┌─ Available data

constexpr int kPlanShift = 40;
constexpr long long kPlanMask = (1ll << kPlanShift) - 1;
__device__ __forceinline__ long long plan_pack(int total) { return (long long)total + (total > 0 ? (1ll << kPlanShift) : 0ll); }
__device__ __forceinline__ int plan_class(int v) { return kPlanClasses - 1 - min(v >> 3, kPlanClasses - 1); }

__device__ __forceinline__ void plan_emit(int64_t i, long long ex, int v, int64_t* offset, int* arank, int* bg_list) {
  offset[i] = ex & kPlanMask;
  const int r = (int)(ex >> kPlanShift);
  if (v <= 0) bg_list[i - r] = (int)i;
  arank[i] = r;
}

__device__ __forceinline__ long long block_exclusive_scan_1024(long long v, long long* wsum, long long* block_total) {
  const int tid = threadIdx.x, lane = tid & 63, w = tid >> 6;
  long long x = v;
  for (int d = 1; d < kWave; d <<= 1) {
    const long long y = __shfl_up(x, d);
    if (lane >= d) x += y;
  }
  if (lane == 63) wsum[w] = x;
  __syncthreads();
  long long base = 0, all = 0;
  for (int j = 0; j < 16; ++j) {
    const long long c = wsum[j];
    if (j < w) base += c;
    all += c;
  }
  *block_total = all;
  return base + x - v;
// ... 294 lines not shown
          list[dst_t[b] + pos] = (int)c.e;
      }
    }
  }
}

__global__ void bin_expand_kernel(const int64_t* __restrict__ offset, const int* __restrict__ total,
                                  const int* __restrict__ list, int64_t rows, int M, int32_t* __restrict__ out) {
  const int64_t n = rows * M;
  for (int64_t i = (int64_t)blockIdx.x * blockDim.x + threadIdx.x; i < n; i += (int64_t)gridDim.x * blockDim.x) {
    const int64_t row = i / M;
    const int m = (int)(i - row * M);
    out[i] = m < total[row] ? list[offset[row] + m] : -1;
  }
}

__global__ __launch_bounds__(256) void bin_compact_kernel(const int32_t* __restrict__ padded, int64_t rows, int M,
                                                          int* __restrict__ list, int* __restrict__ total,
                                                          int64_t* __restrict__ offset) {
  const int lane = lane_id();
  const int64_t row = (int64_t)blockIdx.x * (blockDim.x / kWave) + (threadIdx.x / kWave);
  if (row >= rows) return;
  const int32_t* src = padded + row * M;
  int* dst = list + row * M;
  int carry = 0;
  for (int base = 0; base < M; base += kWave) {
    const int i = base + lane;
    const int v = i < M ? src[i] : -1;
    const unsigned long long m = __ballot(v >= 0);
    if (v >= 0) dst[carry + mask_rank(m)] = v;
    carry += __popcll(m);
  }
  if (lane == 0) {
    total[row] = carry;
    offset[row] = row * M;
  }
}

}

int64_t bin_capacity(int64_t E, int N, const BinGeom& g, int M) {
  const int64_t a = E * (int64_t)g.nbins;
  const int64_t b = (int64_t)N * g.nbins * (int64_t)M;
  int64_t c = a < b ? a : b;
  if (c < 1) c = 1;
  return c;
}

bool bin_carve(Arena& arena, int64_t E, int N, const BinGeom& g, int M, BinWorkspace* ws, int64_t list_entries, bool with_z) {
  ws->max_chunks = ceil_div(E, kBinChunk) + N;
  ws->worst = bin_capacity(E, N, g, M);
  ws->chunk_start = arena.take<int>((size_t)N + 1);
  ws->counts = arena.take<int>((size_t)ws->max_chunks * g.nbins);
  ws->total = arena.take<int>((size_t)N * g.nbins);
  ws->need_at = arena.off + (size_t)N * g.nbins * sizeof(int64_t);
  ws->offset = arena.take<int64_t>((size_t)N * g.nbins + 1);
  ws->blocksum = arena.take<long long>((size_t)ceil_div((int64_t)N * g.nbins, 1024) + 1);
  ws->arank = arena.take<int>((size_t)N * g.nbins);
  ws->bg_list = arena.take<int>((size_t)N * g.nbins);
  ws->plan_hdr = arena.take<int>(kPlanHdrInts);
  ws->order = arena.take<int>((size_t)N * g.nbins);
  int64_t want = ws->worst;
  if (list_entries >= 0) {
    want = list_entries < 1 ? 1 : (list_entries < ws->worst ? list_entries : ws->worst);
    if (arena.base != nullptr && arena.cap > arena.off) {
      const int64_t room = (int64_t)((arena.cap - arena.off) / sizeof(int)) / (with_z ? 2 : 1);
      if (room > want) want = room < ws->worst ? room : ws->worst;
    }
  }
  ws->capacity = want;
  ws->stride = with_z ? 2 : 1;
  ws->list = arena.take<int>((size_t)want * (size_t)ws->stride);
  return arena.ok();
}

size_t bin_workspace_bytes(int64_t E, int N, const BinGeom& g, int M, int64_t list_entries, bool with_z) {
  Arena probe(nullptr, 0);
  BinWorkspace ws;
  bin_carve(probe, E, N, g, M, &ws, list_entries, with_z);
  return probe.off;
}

└─

How many lines in the records above contain the string "take"? State the number and nothing more.

10